PiperOrigin-RevId: 715167410
diff --git a/ai_edge_torch/generative/examples/gemma/gemma2.py b/ai_edge_torch/generative/examples/gemma/gemma2.py
@@ -143,9 +143,7 @@ def forward(
     # RoPE parameters are the same for all blocks. Use the first layer.
     attn_config = self.config.block_config(0).attn_config
     n_elem = int(attn_config.rotary_percentage * attn_config.head_dim)
-    rope = rotary_pos_emb.build_rope(
-        input_pos, n_elem, attn_config.head_dim, attn_config.rotary_base
-    )
+    rope = rotary_pos_emb.build_rope(input_pos, n_elem, attn_config.rotary_base)
     mask = [
         self.get_attention_mask(
             self.config.block_config(i).attn_config.attn_type, input_pos
diff --git a/ai_edge_torch/generative/examples/llama/llama.py b/ai_edge_torch/generative/examples/llama/llama.py
@@ -37,7 +37,6 @@ def _build_llama3_rope_cache(
     low_freq_factor: float,
     high_freq_factor: float,
     max_seq_len: int,
-    **kwargs,
 ) -> Tuple[torch.Tensor, torch.Tensor]:
   """Computes Rotary Positional Embeddings for Llama 3.2 model.
 
diff --git a/ai_edge_torch/generative/examples/paligemma/decoder.py b/ai_edge_torch/generative/examples/paligemma/decoder.py
@@ -67,9 +67,7 @@ def forward(
     # ROPE parameters for all attn_configs are the same. Take the first one.
     attn_config = self.config.block_config(0).attn_config
     n_elem = int(attn_config.rotary_percentage * attn_config.head_dim)
-    rope = rotary_pos_emb.build_rope(
-        repo_pos, n_elem, attn_config.head_dim, attn_config.rotary_base
-    )
+    rope = rotary_pos_emb.build_rope(repo_pos, n_elem, attn_config.rotary_base)
 
     # The first part of input_embeds are image embeddings. Diagonal causal mask
     # doesn't work here.
diff --git a/ai_edge_torch/generative/examples/paligemma/decoder2.py b/ai_edge_torch/generative/examples/paligemma/decoder2.py
@@ -70,9 +70,7 @@ def forward(
     # ROPE parameters for all attn_configs are the same.

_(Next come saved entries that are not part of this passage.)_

struct Work {
    std::mutex mu;
    int cap = 0;
    void *coeffs = nullptr, *canon = nullptr, *scalars = nullptr, *X = nullptr;
    int* status = nullptr;
    void *circ_table = nullptr, *slp_arena = nullptr;
    size_t slp_arena_bytes = 0;
    hipEvent_t done = nullptr;
    int stage_cap = 0;
    uint8_t *d_in = nullptr, *d_cells = nullptr, *d_proofs = nullptr;
    uint8_t *h_in = nullptr, *h_cells = nullptr, *h_proofs = nullptr;
    int* h_status = nullptr;
    hipStream_t stream = nullptr, copy = nullptr;
    hipEvent_t ev_in = nullptr, ev_cells = nullptr, ev_cells_host = nullptr, ev_done = nullptr;
    hipEvent_t ev_coeffs = nullptr, ev_side = nullptr;
    std::vector<hipEvent_t> sub_events;
};
class Engine {
public:
    friend struct PoolBuf;
    struct SharedTable;
    Engine(bool use_precomp, int device, const Engine* primary = nullptr, double table_budget_gb = 0,
           std::shared_ptr<const TrustedSetup> setup = nullptr);
    static constexpr double DEFAULT_TABLE_BUDGET_GB = 108.0;
    ~Engine();
    Engine(const Engine&) = delete;

    using SerialLease = LanePool<Engine>::Lease;
    friend class LanePool<Engine>;

    SerialLease lease_serial();

    int device() const { return dev_; }
    const TrustedSetup& setup() const { return *setup_; }
    Comm* comm() const { return comm_; }
    void set_comm(Comm* c) { comm_ = c; }
    hipStream_t stream() const { return stream_; }
    const std::string& last_error() const;

    int compute_cells_and_kzg_proofs_device(int n, const uint8_t* d_blobs, uint8_t* d_cells, uint8_t* d_proofs,
                                            int* h_status, hipStream_t stream, bool sync);
    int blob_to_kzg_commitment_device(int n, const uint8_t* d_blobs, uint8_t* d_commitments, int* h_status,
                                      hipStream_t stream, bool sync);

    int compute_cells_and_kzg_proofs_host(int n, const uint8_t* const* blobs, uint8_t* const* const* cells,
                                          uint8_t* const* const* proofs, int* h_status);
    int blob_to_kzg_commitment_host(int n, const uint8_t* const* blobs, uint8_t* const* out, int* h_status);

    int verify_cell_kzg_proof_batch_host(uint64_t n_commitments, const uint8_t* const* commitments, uint64_t n_indices,
                                         const uint64_t* cell_indices, uint64_t n_cells, const uint8_t* const* cells,
                                         uint64_t n_proofs, const uint8_t* const* proofs, int* verified);
    int verify_cell_kzg_proof_batch_device(uint64_t n, const uint8_t* d_commitments, const uint64_t* d_cell_indices,
                                           const uint8_t* d_cells, const uint8_t* d_proofs, int* verified, hipStream_t stream);
    int verify_cell_kzg_proof_batch_many_host(uint64_t n_batches, const uint64_t* n_commitments, const uint8_t* const* const* commitments,
                                              const uint64_t* n_indices, const uint64_t* const* cell_indices, const uint64_t* n_cells,
                                              const uint8_t* const* const* cells, const uint64_t* n_proofs,
                                              const uint8_t* const* const* proofs, int* verified, int* status);
    int verify_cell_kzg_proof_batch_combined(uint64_t n_commitments, const uint8_t* const* commitments, uint64_t n_indices,
                                             const uint64_t* cell_indices, uint64_t n_cells, const uint8_t* const* cells,
                                             uint64_t n_proofs, const uint8_t* const* proofs, int* verified);
    int verify_cell_kzg_proof_batch_partial_host(uint64_t n_commitments, const uint8_t* const* commitments, uint64_t n_indices,
                                                 const uint64_t* cell_indices, uint64_t n_cells, const uint8_t* const* cells,
                                                 uint64_t n_proofs, const uint8_t* const* proofs, uint64_t lo, uint64_t hi,
                                                 uint8_t* out96);
    int verify_cell_kzg_proof_batch_combine_host(uint64_t n_partials, const uint8_t* partials96, int* verified);
    int recover_cells_and_kzg_proofs_host(uint64_t n_cells, const uint8_t* const* cells, uint64_t n_indices,
                                          const uint64_t* cell_indices, uint8_t* const* out_cells,
                                          uint8_t* const* out_proofs);

    int compute_kzg_proof_host(const uint8_t* blob, const uint8_t* z, uint8_t* out_proof, uint8_t* out_y);
    int compute_blob_kzg_proof_host(const uint8_t* blob, const uint8_t* commitment, uint8_t* out_proof);
    int verify_kzg_proof_host(const uint8_t* commitment, const uint8_t* z, const uint8_t* y, const uint8_t* proof, int* verified);
    int verify_blob_kzg_proof_host(const uint8_t* blob, const uint8_t* commitment, const uint8_t* proof, int* verified);
    int verify_blob_kzg_proof_batch_host(uint64_t n_blobs, const uint8_t* const* blobs, uint64_t n_commitments,
                                         const uint8_t* const* commitments, uint64_t n_proofs, const uint8_t* const* proofs,
                                         int* verified, G1Affine* sums2 = nullptr);
    int compute_blob_kzg_proof_device(int n, const uint8_t* d_blobs, const uint8_t* d_commitments, uint8_t* d_out_proofs, int* h_status,
                                      hipStream_t stream, bool sync);
    int compute_kzg_proof_device(int n, const uint8_t* d_blobs, const uint8_t* d_z, uint8_t* d_out_proofs, uint8_t* d_out_y, int* h_status,
                                 hipStream_t stream, bool sync);
    int compute_blob_kzg_proof_batch_host(int n, const uint8_t* const* blobs, const uint8_t* const* commitments, uint8_t* const* out_proofs,
                                          int* h_status);
    int compute_kzg_proof_batch_host(int n, const uint8_t* const* blobs, const uint8_t* const* zs, uint8_t* const* out_proofs,
                                     uint8_t* const* out_ys, int* h_status);
    int verify_blob_kzg_proof_batch_device(uint64_t n, const uint8_t* d_blobs, const uint8_t* d_commitments, const uint8_t* d_proofs,
                                           int* verified, hipStream_t stream, G1Affine* sums2 = nullptr);

    int recover_cells_and_kzg_proofs_device(int R, const uint8_t* d_cells, const uint64_t* present_masks, uint8_t* d_out_cells,
                                            uint8_t* d_out_proofs, int* status, hipStream_t stream);
    int recover_cells_and_kzg_proofs_batch_host(int R, const uint64_t* n_cells, const uint8_t* const* const* cells,
                                                const uint64_t* n_indices, const uint64_t* const* cell_indices,
                                                uint8_t* const* const* out_cells, uint8_t* const* const* out_proofs,
                                                int* status);

    int test_fr_ntt4096(const uint8_t* in_be, uint8_t* out_be, int inverse_dit);
    int test_g1_fft128(const uint8_t* in_compressed, uint8_t* out_compressed, int n_lanes, int inverse);
    int test_fixed_msm(const uint8_t* scalars_be, int n_msm, uint8_t* out_compressed);
    int test_g1_decompress(const uint8_t* in, int n, int subgroup_check, int* h_status, uint8_t* out_recompressed);
    int test_field_mul(const uint8_t* a, const uint8_t* b, uint8_t* out, int n, int is_fp);
    int test_op(int op, int n, const int32_t* in, int32_t* out);
    int test_sha256_many(int n, const uint8_t* prefix, uint32_t prefix_len, const uint8_t* d_body, size_t body_stride, uint32_t body_len,
                         const uint8_t* d_tail, size_t tail_stride, uint32_t tail_len, uint8_t* d_out);
    int test_verify_msm(int form, const uint8_t* points, int n_pts, const uint8_t* sc0_be, int n0, const uint8_t* sc1_be, int n1,
                        uint8_t* out96, int32_t* h_status);
    int test_verify_cells_partial_device(uint64_t n, const uint8_t* d_commitments, const uint64_t* d_cell_indices, const uint8_t* d_cells,
                                         const uint8_t* d_proofs, uint64_t lo, uint64_t hi, uint8_t* out96);
    int test_verify_blob_batch_inputs(uint64_t n, int on_device, const void* blobs, const void* commitments, const void* proofs, uint8_t* out96,
                                      int* verified);
    int test_rs_decode(int R, const uint64_t* n_cells, const uint64_t* const* cell_indices, const uint8_t* const* const* cells, int flat_source,
                       int32_t* status, int32_t* deg, uint8_t* zp, uint8_t* zeval, uint8_t* zcinv, uint8_t* coeffs);
    std::shared_ptr<SharedTable> test_table(int kind, int which) const;
    int test_table_info(int kind, int which, int64_t* out8, int32_t* piece_first_block, int max_pieces);
    int test_table_audit(int kind, int which, uint64_t* visited, uint64_t* n_findings, int32_t* findings, int max_findings, double* ms);
    int test_table_read(int kind, int which, int group, int window, int base, int d0, int n, uint32_t* out);
    int test_table_audit_buffer(int c, int n_groups, int nb, const uint32_t* table, const uint8_t* bases, uint64_t* visited, uint64_t* n_findings,
                                int32_t* findings, int max_findings);

    enum Stage { ST_BLOB_TO_COEFFS = 0, ST_COEFFS_TO_CELLS, ST_FK20_SCALARS, ST_MSM_FIXED, ST_G1_IFFT, ST_G1_FFT,
                 ST_COMPRESS, ST_G1_LINMAP, ST_COUNT };
    void set_profiling(bool on);
    void get_stage_times(double* ms, uint64_t* launches);

    struct TableView {
        std::shared_ptr<SharedTable> main, next;
        int c = 0;
        size_t bytes = 0;
    };
    enum TableSel { TAB_FK = 0, TAB_SRS = 1 };
    TableView table_view(TableSel which) const;
    int tables_ready(int wait_ms);
    int table_groups_ready(TableSel which) const;
    void table_build_info(double* out4) const;
    void stop_builder();
    size_t table_bytes() const { return table_view(TAB_FK).bytes + table_view(TAB_SRS).bytes; }
    int window_bits() const { return table_view(TAB_FK).c; }
    int window_count() const { const int c = window_bits(); return c > 0 ? (128 + c - 1) / c : 0; }
    const int* linmap_info() const { return slp_info_; }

Take the first one.
     attn_config = self.config.block_config(0).attn_config
     n_elem = int(attn_config.rotary_percentage * attn_config.head_dim)
-    rope = rotary_pos_emb.build_rope(
-        repo_pos, n_elem, attn_config.head_dim, attn_config.rotary_base
-    )
+    rope = rotary_pos_emb.build_rope(repo_pos, n_elem, attn_config.rotary_base)
 
     if mask is None:
       if called_by_generate:
diff --git a/ai_edge_torch/generative/examples/phi/phi3.py b/ai_edge_torch/generative/examples/phi/phi3.py
@@ -103,7 +103,6 @@ def _build_phi3_rope(
     device: torch.device,
     theta_factors: torch.Tensor,
     scale: float,
-    **kwargs,
 ) -> Tuple[torch.Tensor, torch.Tensor]:
   """Computes Rotary Positional Embeddings for Phi-3.5 model.
 
@@ -173,6 +172,7 @@ def get_model_config(kv_cache_max_len: int = 1024) -> cfg.ModelConfig:
       pre_attention_norm_config=norm_config,
       post_attention_norm_config=norm_config,
   )
+
   max_seq_len = 4096
   # Create the RoPE callable
   build_rope = partial(
@@ -182,7 +182,6 @@ def get_model_config(kv_cache_max_len: int = 1024) -> cfg.ModelConfig:
       device=torch.device("cpu"),
       theta_factors=torch.tensor(ROPE_SHORT_FACTOR),
       scale=math.sqrt(1 + math.log(ROPE_SCALE_FACTOR) / math.log(max_seq_len)),
-      max_seq_len=max_seq_len,
   )
 
   config = cfg.ModelConfig(
diff --git a/ai_edge_torch/generative/layers/rotary_position_embedding.py b/ai_edge_torch/generative/layers/rotary_position_embedding.py
@@ -13,6 +13,7 @@
 # limitations under the License.
 # ==============================================================================
 # Implementation for Rotary Position embedding. https://arxiv.org/pdf/2104.09864.pdf
+
 from typing import Tuple
 import torch
 
@@ -31,18 +32,17 @@ def apply_rope(
     output tensor of RoPE.
   """
   x = x.transpose(1, 2)
-  head_size = x.size(-1)
-  x1, x2 = torch.split(x, head_size // 2, dim=-1)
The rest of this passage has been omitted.